On abortion he writes: “Since everything is interrelated … how can we genuinely teach the importance of concern for other vulnerable beings, however troublesome or inconvenient they may be, if we fail to protect a human embryo, even when its presence is uncomfortable and creates difficulties?”

Again and again, the pope returns to what has become a key theme in his pontificate — the need to restore our sense of responsibility for others:

“We must regain the conviction that we need one another, that we have a shared responsibility for others and the world, and that being good and decent are worth it,” he insists.

As an antidote to consumer lifestyles and the culture of waste, Pope Francis proposes Christian spirituality. Our faith, he says leads to a lifestyle — “an attitude of the heart”  — that is marked by moderation, humility and gratitude; that finds happiness in the little things in life and “accepts each moment as a gift from God to be lived to the full.”

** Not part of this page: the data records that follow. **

static int launch_cholesky(const double *payload, int32_t ns, const double *lam, double *A, int32_t nsp, double *b,
                           double *D, int *bad, hipStream_t s, int tb, const int *gate, const CamTrialArgs &ct,
                           const SlabSrc &src, int dpp) {
    return tb == 32 ? launch_cholesky_t<32>(payload, ns, lam, A, nsp, b, D, bad, s, gate, ct, src, dpp)
                    : launch_cholesky_t<16>(payload, ns, lam, A, nsp, b, D, bad, s, gate, ct, src, dpp);
// ... 203 lines not shown
    case gjr::TREG:
        hipLaunchKernelGGL((gjr::k_gjr_solve<gjr::TREG, 0>), dim3(g.nT), dim3(gjr::THREADS), gjr::DYN_LDS, s, a);
        break;
    default:
        hipLaunchKernelGGL((gjr::k_gjr_solve<gjr::TREG_L, gjr::TLDS_L>), dim3(g.nT), dim3(gjr::THREADS), gjr::DYN_LDS,
                           s, a);
        break;
    }
    SFM_HIP(hipGetLastError());
    return 0;
}

constexpr int BS_PRE = 6;
#ifndef SFM_BS_CAM_STRIDE
#define SFM_BS_CAM_STRIDE 30
#endif
constexpr int BS_CAM = SFM_BS_CAM_STRIDE;
static_assert(BS_CAM >= 30, "Rt 12 | Rt_new 12 | dc 6");
constexpr int BS_CAM_LDS_MAX = 64 * 1024;
template <int G, bool CL, int NT = PT_THREADS>
__global__ void __launch_bounds__(NT) k_backsub_trial(int64_t np_, int32_t nc, const int32_t *__restrict__ pstart,
                                                              const int32_t *__restrict__ cam,
                                                              const double2 *__restrict__ obs, Kmat Km,
                                                              const double *__restrict__ Vg,
                                                              const double *__restrict__ Lq_own,
                                                              const double *__restrict__ Lq_spec,
                                                              const int *__restrict__ use_spec,
                                                              const double *__restrict__ dc, const double *__restrict__ lam,
                                                              const double *__restrict__ Rt,
                                                              const double *__restrict__ Rt_new,
                                                              const double *__restrict__ X,
                                                              double *__restrict__ X_new, double *__restrict__ partial,
                                                              unsigned *__restrict__ counter, double *__restrict__ out,
                                                              const int *__restrict__ gate) {
    if (gate && !*gate) return;
    const double lambda = *lam;
    const double *__restrict__ Lq = use_spec && *use_spec ? Lq_spec : Lq_own;
    double K[9];
#pragma unroll
    for (int i = 0; i < 9; ++i) K[i] = Km.k[i];
    double acc[4] = {0, 0, 0, 0};
    struct Pre {
        int32_t o0, o1;
        double x[3], g[3], dg[3], l[6];
    };
    auto fetch = [&](int64_t gtn, Pre &P) {
        const int64_t p = gtn / G;
        const bool live = p < np_;
        P.o0 = live ? pstart[p] : 0;
        P.o1 = live ? pstart[p + 1] : 0;
        const double *vg = Vg + 9 * (live ? p : 0);
        const double *l = Lq + 9 * (live ? p : 0);
#pragma unroll
        for (int i = 0; i < 3; ++i) {
            P.x[i] = live ? X[3 * p + i] : 0.0;
            P.g[i] = vg[6 + i];
        }
        P.dg[0] = vg[0];
        P.dg[1] = vg[3];
        P.dg[2] = vg[5];
#pragma unroll
        for (int i = 0; i < 6; ++i) P.l[i] = l[i];
    };
    const int64_t stride = (int64_t)gridDim.x * NT;
    Pre cur;
    fetch((int64_t)blockIdx.x * NT + threadIdx.x, cur);
    extern __shared__ __attribute__((aligned(16))) double bs_cam[];
    if constexpr (CL) {
// ... 48 lines not shown
    };
#pragma unroll
    for (int k = 0; k < BS_PRE; ++k)
        if (o0 + sub + k * G < o1) wt_add(cpre[k]);
    for (int32_t o = o0 + sub + BS_PRE * G; o < o1; o += G) wt_add(cam[o]);
#pragma unroll
    for (int i = 0; i < 3; ++i) wt[i] = group_sum<G>(wt[i]);
    if (live) {
        const double rhs[3] = {-cur.g[0] - wt[0], -cur.g[1] - wt[1], -cur.g[2] - wt[2]};
        const double *l = cur.l;
        const double y0 = l[0] * rhs[0];
        const double y1 = l[1] * rhs[0] + l[3] * rhs[1];
        const double y2 = l[2] * rhs[0] + l[4] * rhs[1] + l[5] * rhs[2];
        const double dp[3] = {l[0] * y0 + l[1] * y1 + l[2] * y2, l[3] * y1 + l[4] * y2, l[5] * y2};
        double xn[3];
#pragma unroll
        for (int i = 0; i < 3; ++i) xn[i] = x[i] + dp[i];
        if (sub == 0) {
#pragma unroll
            for (int i = 0; i < 3; ++i) {
                X_new[3 * p + i] = xn[i];
                acc[1] += dp[i] * (lambda * clampd(cur.dg[i]) * dp[i] - cur.g[i]);
                acc[2] += dp[i] * dp[i];
                acc[3] += x[i] * x[i];
            }
        }
#pragma unroll
        for (int k = 0; k < BS_PRE; ++k)
            if (o0 + sub + k * G < o1) acc[0] += obs_cost(cRn + RS * cpre[k], xn, K, opre[k]);
        for (int32_t o = o0 + sub + BS_PRE * G; o < o1; o += G) acc[0] += obs_cost(cRn + RS * cam[o], xn, K, obs[o]);
    }
    cur = nxt;
    }
    grid_sum_last<4, NT>(acc, partial, counter, out);
}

Pope Francis proposes the example of the saints. Not only St. Francis, his namesake and the inspiration for his new letter, but also St. Thérèse of Lisieux and her “little way of love — not to miss out on a kind word, a smile or any small gesture which sows peace and friendship.”

The pope appeals to all of us to return — as individuals and families — to the practice of giving thanks to God before and after every meal.

“That moment of blessing, however brief, reminds us of our dependence on God for life; it strengthens our feeling of gratitude for the gifts of creation; it acknowledges those who by their labors provide us with these goods; and it reaffirms our solidarity with those in greatest need,” he writes.

The pope closes his letter with a beautiful reflection on the sacraments as the gateway to rediscovering a new relationship with creation and the elements of the natural world.

“It is in the Eucharist that all that has been created finds its greatest exaltation,” he writes. “Grace, which tends to manifest itself tangibly, found unsurpassable expression when God himself became man and gave himself as food for his creatures. The Lord, in the culmination of the mystery of the Incarnation, chose to reach our intimate depths through a fragment of matter. He comes not from above, but from within, he comes that we might find him in this world of ours.”

There is much more to say about Laudato Si’. I hope to continue this reflection next week in my column.

So let us pray for one another this week.

And let us ask Mary, the Queen of all Creation, to help us to discover the living God in the gifts of his creation, and to serve him above all in the person of the poor and the vulnerable.